The bandwidth savings for widespread electronic publishing of data is sufficiently beneficial to justify it in contexts for which it is designed. The initial notification, however, is functionally equivalent to an email in itself. This means that breaking email up in two stages like RSS is equivalent to continuing to use email as it is, but requiring an additional step on the part of the recipient that is potentially at least as prone to failure as the first step. For personal communications, this trade-off between bandwidth and reliability is not a good one.

  • SMTP doesn't have any way of controlling or even monitoring the progress of the mail sent. Result: E-mail is not nearly as useful for business purposes as it should be.

Frankly, I'm not sure what Justin expects here.

  • SMTP does not offer any authentication, verification, or proof of identity.

This is, in effect, another perspective on the first bullet-point. It should not have been presented separately.
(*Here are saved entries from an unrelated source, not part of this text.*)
namespace {
constexpr int BG_RING = 8;
struct BackgroundSlot { float* partials = nullptr; hipEvent_t done = nullptr; bool used = false; };
struct BackgroundScratch { BackgroundSlot slot[BG_RING]; unsigned next = 0; bool ready = false; };
BackgroundScratch g_background_scratch[MAX_DEVICES];
std::mutex g_background_mutex;
int acquire_background_scratch(BackgroundSlot** out, hipStream_t st)
{
    int device = 0;
    if (hipGetDevice(&device) != hipSuccess || device < 0 || device >= MAX_DEVICES) return fail(STP_ERR_HIP, "hipGetDevice failed");
    BackgroundScratch& r = g_background_scratch[device];
    if (!r.ready) {
        const size_t bytes = background_grad_partials() * sizeof(float);
        char* base = nullptr;
        if (hipMalloc(reinterpret_cast<void**>(&base), bytes * BG_RING) != hipSuccess) return fail(STP_ERR_HIP, "cannot create the background-gradient scratch");
        for (int i = 0; i < BG_RING; i++) {
            r.slot[i].partials = reinterpret_cast<float*>(base + bytes * i);
            if (hipEventCreateWithFlags(&r.slot[i].done, hipEventDisableTiming) != hipSuccess) { (void)hipFree(base); return fail(STP_ERR_HIP, "cannot create the background-gradient scratch"); }
        }
        r.ready = true;
    }
    BackgroundSlot& s = r.slot[r.next++ % BG_RING];
    if (s.used) STP_TRY(hipStreamWaitEvent(st, s.done, 0), "wait for the background-gradient scratch");
    *out = &s;
    return 0;
}
}

int stp_backward_phases(int phases, int P, int D, int M, int R, const float* background, int width, int height, const StpSettings* settings,
                 const float* means3D, const float* shs, const float* opacities, const float* colors_precomp, const float* scales,
                 float scale_modifier, const float* rotations, const float* cov3D_precomp, const float* viewmatrix,
                 const float* projmatrix, const float* inv_viewprojmatrix, const float* cam_pos, float tan_fovx, float tan_fovy,
                 const float* pixel_colors, const int* radii, char* geom_buffer, char* binning_buffer, char* image_buffer,
                 const float* dL_dpix, float* dL_dmean2D, float* grad_records, float* dL_dopacity, float* dL_dcolor,
                 float* dL_dmean3D, float* dL_dcov3D, float* dL_dsh, float* dL_dscale, float* dL_drot, int debug, void* stream)
{
    hipStream_t st = (hipStream_t)stream;
    const BackwardRequests req = take_backward_requests(phases);
    const CameraGradRequest& cam = req.cam;
    float* const absgrad = req.absgrad;
    float* const blend_stats = req.blend_stats;
    const BackwardBackground& bbg = req.background;
    if (absgrad) {
        if (phases & 4)
            return fail(STP_ERR_INVALID_ARGUMENT, "absgrad is not available with compact gradient records (phases bit 2): the 36-byte record has no room for the two extra sums");
        if (((phases >> 8) & 0xFF) > 1)
            return fail(STP_ERR_INVALID_ARGUMENT, "absgrad is not available from a chunked per-Gaussian half (phases bits 8-23)");
    }
    if (blend_stats) {
        if (phases & 4)
            return fail(STP_ERR_INVALID_ARGUMENT, "blend statistics are not available with compact gradient records (phases bit 2): the 36-byte record has no room for the three extra terms");
        if (((phases >> 8) & 0xFF) > 1)
            return fail(STP_ERR_INVALID_ARGUMENT, "blend statistics are not available from a chunked per-Gaussian half (phases bits 8-23)");
    }
    const BackwardInvdepth& binv = req.invdepth;
    if (binv.invdepth || binv.dL_dinvdepth) {
        if (!binv.invdepth || !binv.dL_dinvdepth)
            return fail(STP_ERR_INVALID_ARGUMENT, "inverse depth: the forward's invdepth and dL_dinvdepth must both be given");
        if (phases & 4)
            return fail(STP_ERR_INVALID_ARGUMENT, "the inverse-depth gradient is not available with compact gradient records (phases bit 2): the 36-byte record has no room for the extra sum");
        if (((phases >> 8) & 0xFF) > 1)
            return fail(STP_ERR_INVALID_ARGUMENT, "the inverse-depth gradient is not available from a chunked per-Gaussian half (phases bits 8-23)");
    }
    const BackwardSplitSh& bsh = req.split_sh;
    if (bsh.dc && colors_precomp) shs = nullptr;
    if (bsh.dc && !colors_precomp) {
        if (!bsh.dL_ddc) return fail(STP_ERR_INVALID_ARGUMENT, "split SH: dL_ddc must be given with dc");
        if (M > 1 && (!shs || !dL_dsh)) return fail(STP_ERR_INVALID_ARGUMENT, "split SH: M > 1 needs the rest of the coefficients (shs) and their gradient (dL_dsh)");
    }
    if (cam.dL_dview) {
        if (!cam.workspace || (reinterpret_cast<uintptr_t>(cam.workspace) & 15) != 0 || cam.workspace_bytes < camera_grad_workspace_bytes(P))
            return fail(STP_ERR_INVALID_ARGUMENT, "camera gradients: the workspace is null, not 16-byte aligned or smaller than stp_camera_grad_workspace_bytes(P)");
        if (((phases >> 8) & 0xFF) > 1)
            return fail(STP_ERR_INVALID_ARGUMENT, "camera gradients are not available from a chunked per-Gaussian half (phases bits 8-23)");
    }
    if (int rc = check_raw_params(req.raw_params, opacities, scales, rotations)) return rc;
    if (!settings) return fail(STP_ERR_INVALID_ARGUMENT, "null settings");
    if (P == 0) {
        if (cam.dL_dview) STP_TRY(launch_camera_grad_finalize(0, cam, st), "camera gradient launch");
        if (bbg.dL_dbackground && (!bbg.bg_image || (width > 0 && height > 0)))
            STP_TRY(hipMemsetAsync(bbg.dL_dbackground, 0, sizeof(float) * 3 * (bbg.bg_image ? (size_t)width * (size_t)height : (size_t)1), st), "background gradient fill");
        return 0;
    }
    if (int rc = check_settings(*settings, true)) return rc;
    if (!geom_buffer || !image_buffer || (R > 0 && !binning_buffer)) return fail(STP_ERR_INVALID_ARGUMENT, "null scratch buffer");
    if (!grad_records) return fail(STP_ERR_INVALID_ARGUMENT, "null gradient record buffer");
    if ((phases & 1) && (!dL_dpix || !pixel_colors)) return fail(STP_ERR_INVALID_ARGUMENT, "null image gradient");
    if ((phases & 2) && (!dL_dmean2D || !dL_dopacity || !dL_dmean3D || !dL_dscale || !dL_drot))
        return fail(STP_ERR_INVALID_ARGUMENT, "null gradient buffer");

    FrameParams f;
    fill_frame(f, P, D, M, background, width, height, *settings, means3D, shs, colors_precomp, opacities, scales, scale_modifier,
               rotations, cov3D_precomp, viewmatrix, projmatrix, inv_viewprojmatrix, cam_pos, tan_fovx, tan_fovy, 0);
    const bool with_inv = requires_depth_along_ray(*settings);
    bool with_stash = false;
    if ((phases & 2) && !colors_precomp && (shs || bsh.dc) && M > 0) { if (int rc = stash_of(geom_buffer, P, (int64_t)R, &with_stash, (hipStream_t)stream, true)) return rc; }
    float* sh_stash = nullptr;
    GeometryState g = carve_geometry(geom_buffer, (size_t)P, with_inv, nullptr, nullptr, nullptr, with_stash ? &sh_stash : nullptr);
    uint32_t bin_cap = 0, log_depth = 0;
    if (R > 0) { if (int rc = layout_of(binning_buffer, (uint32_t)R, &bin_cap, (hipStream_t)stream, true)) return rc; }
    if (uses_blend_log(*settings)) { if (int rc = log_depth_of(image_buffer, (int64_t)R, &log_depth, (hipStream_t)stream, true)) return rc; }
    BinningState b = carve_binning(binning_buffer, (size_t)bin_cap, nullptr);
    ImageState img = carve_image(image_buffer, width, height, f.ty0, f.ty1, (int)log_depth, nullptr);
    if (!radii) radii = g.internal_radii;

    BackwardParams bw;
    bw.cam = cam;
    bw.absgrad = absgrad;
    bw.blend_stats = blend_stats;
    bw.bg_image = bbg.bg_image; bw.dL_dalpha = bbg.dL_dalpha; bw.dL_dbackground = bbg.dL_dbackground;
    bw.invdepth = binv.invdepth; bw.dL_dinvdepth = binv.dL_dinvdepth;
    bw.sh_stash = sh_stash;
    if (bsh.dc && !colors_precomp) { f.sh_dc = bsh.dc; bw.dL_ddc = bsh.dL_ddc; }
    f.raw_params = req.raw_params;
    bw.pixel_colors = pixel_colors; bw.dL_dpix = dL_dpix; bw.dL_dmean2D = dL_dmean2D; bw.grad_rec = grad_records;
    bw.grad_stride = (phases & 4) ? STP_GRAD_RECORD_USED : STP_GRAD_RECORD_FLOATS;
    bw.clear_rec = (phases & 8) ? 1 : 0;
    bw.chunks = (phases >> 8) & 0xFF; bw.chunk = (phases >> 16) & 0xFF;
    if (bw.chunks > 1 && (bw.chunk >= bw.chunks || (phases & 1))) return fail(STP_ERR_INVALID_ARGUMENT, "chunked per-Gaussian half: chunk index out of range, or combined with the render half");
    bw.dL_dopacity = dL_dopacity; bw.dL_dcolor = dL_dcolor; bw.dL_dmean3D = dL_dmean3D; bw.dL_dcov3D = dL_dcov3D; bw.dL_dsh = dL_dsh;
    bw.dL_dscale = dL_dscale; bw.dL_drot = dL_drot;

    std::unique_lock<std::mutex> bg_lock;
    BackgroundSlot* bg_slot = nullptr;
    if ((phases & 1) && bw.dL_dbackground && !bw.bg_image) {
        bg_lock = std::unique_lock<std::mutex>(g_background_mutex);
        if (int rc = acquire_background_scratch(&bg_slot, st)) return rc;
    }
    if (phases & 1) {
        timer_begin_backward();
        timer_mark(5, st);
        std::string err;
        hipError_t e = launch_render_backward(f, g, b, img, bw, st, &err);
        if (e != hipSuccess) {
            if (!err.empty()) return fail(settings->sort_mode == MODE_FULL ? STP_ERR_NO_BACKWARD : STP_ERR_QUEUE_SIZE, err);
            return fail_hip(e, "backward render launch");
        }
        STP_DEBUG_SYNC("backward render");
        if (bw.dL_dbackground) {
            STP_TRY(launch_background_grad(f, img, bw, bg_slot ? bg_slot->partials : nullptr, st), "background gradient launch");
            if (bg_slot) {
                bg_slot->used = hipEventRecord(bg_slot->done, st) == hipSuccess;
                if (!bg_slot->used) STP_TRY(hipStreamSynchronize(st), "synchronize behind the background gradient");
                bg_lock.unlock();
            }
            STP_DEBUG_SYNC("background gradient");
        }
        timer_mark(6, st);
    }
    if (phases & 2) {
        if (!(phases & 1)) timer_mark(6, st);
        STP_TRY(launch_preprocess_backward(f, g, radii, bw, st), "backward preprocess launch");
        STP_DEBUG_SYNC("backward preprocess");
        timer_mark(7, st);
    }
    if (!(phases & 2)) keep_for_per_gaussian_call(req);
    return 0;
}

The source of the problem:

Ultimately, the problem of email spam is directly related to the reasons it is so cost effective as a means of advertisement. Spam email would not be nearly as beneficial to spammers if they had to send their own email -- the reason it is cost effective is that spammers aren't really doing the spamming.

Instead, massive spam botnets are doing all the hard work. Trojans and other infections are spread to millions of personal computers that are then tied together in a loose, distributed spambot network which can be used to send emails in bulk, in numbers that boggle the mind. The ease of infecting the systems used in these botnets is the real problem.

Authentication of the sender would reduce the ability of spammers to pretend to be a sender other than the infected system. Encryption would have no effect on spam at all. If anything, a savings in bandwidth would make spam easier and more common.

Eliminating the means by which spammers defer their costs to millions of unsuspecting home users of personal computers, however, would have a significant effect on the volume of spam.

The solution:

Replacing SMTP as a communication protocol will not eliminate spam. Even if spam over internet telephony is not likely to be a particular danger for a few years yet, that doesn't mean that a widespread replacement for email will be immune to the sort of spam problems that are such a major issue for SMTP.

Changing communication media will, if anything, probably only increase the ability of spammers to leverage those media for bulk commercial solicitation. This is because:

  1. For such a new communication protocol to catch on, it must at worst be no less convenient and economical than SMTP. That convenience and economy is part of what makes mass quantities of spam of the sort we see weighing down the Internet possible.
  2. A new protocol to replace SMTP would not solve the problem of deferment of resource consumption by spam from the spammers to the common home computer user, because it does not address the vulnerabilities that allow those computers to be recruited into spam botnets.

As such, the solution to spam is not replacing SMTP -- it is dealing with the epidemic of near-zero attention to security on home PCs.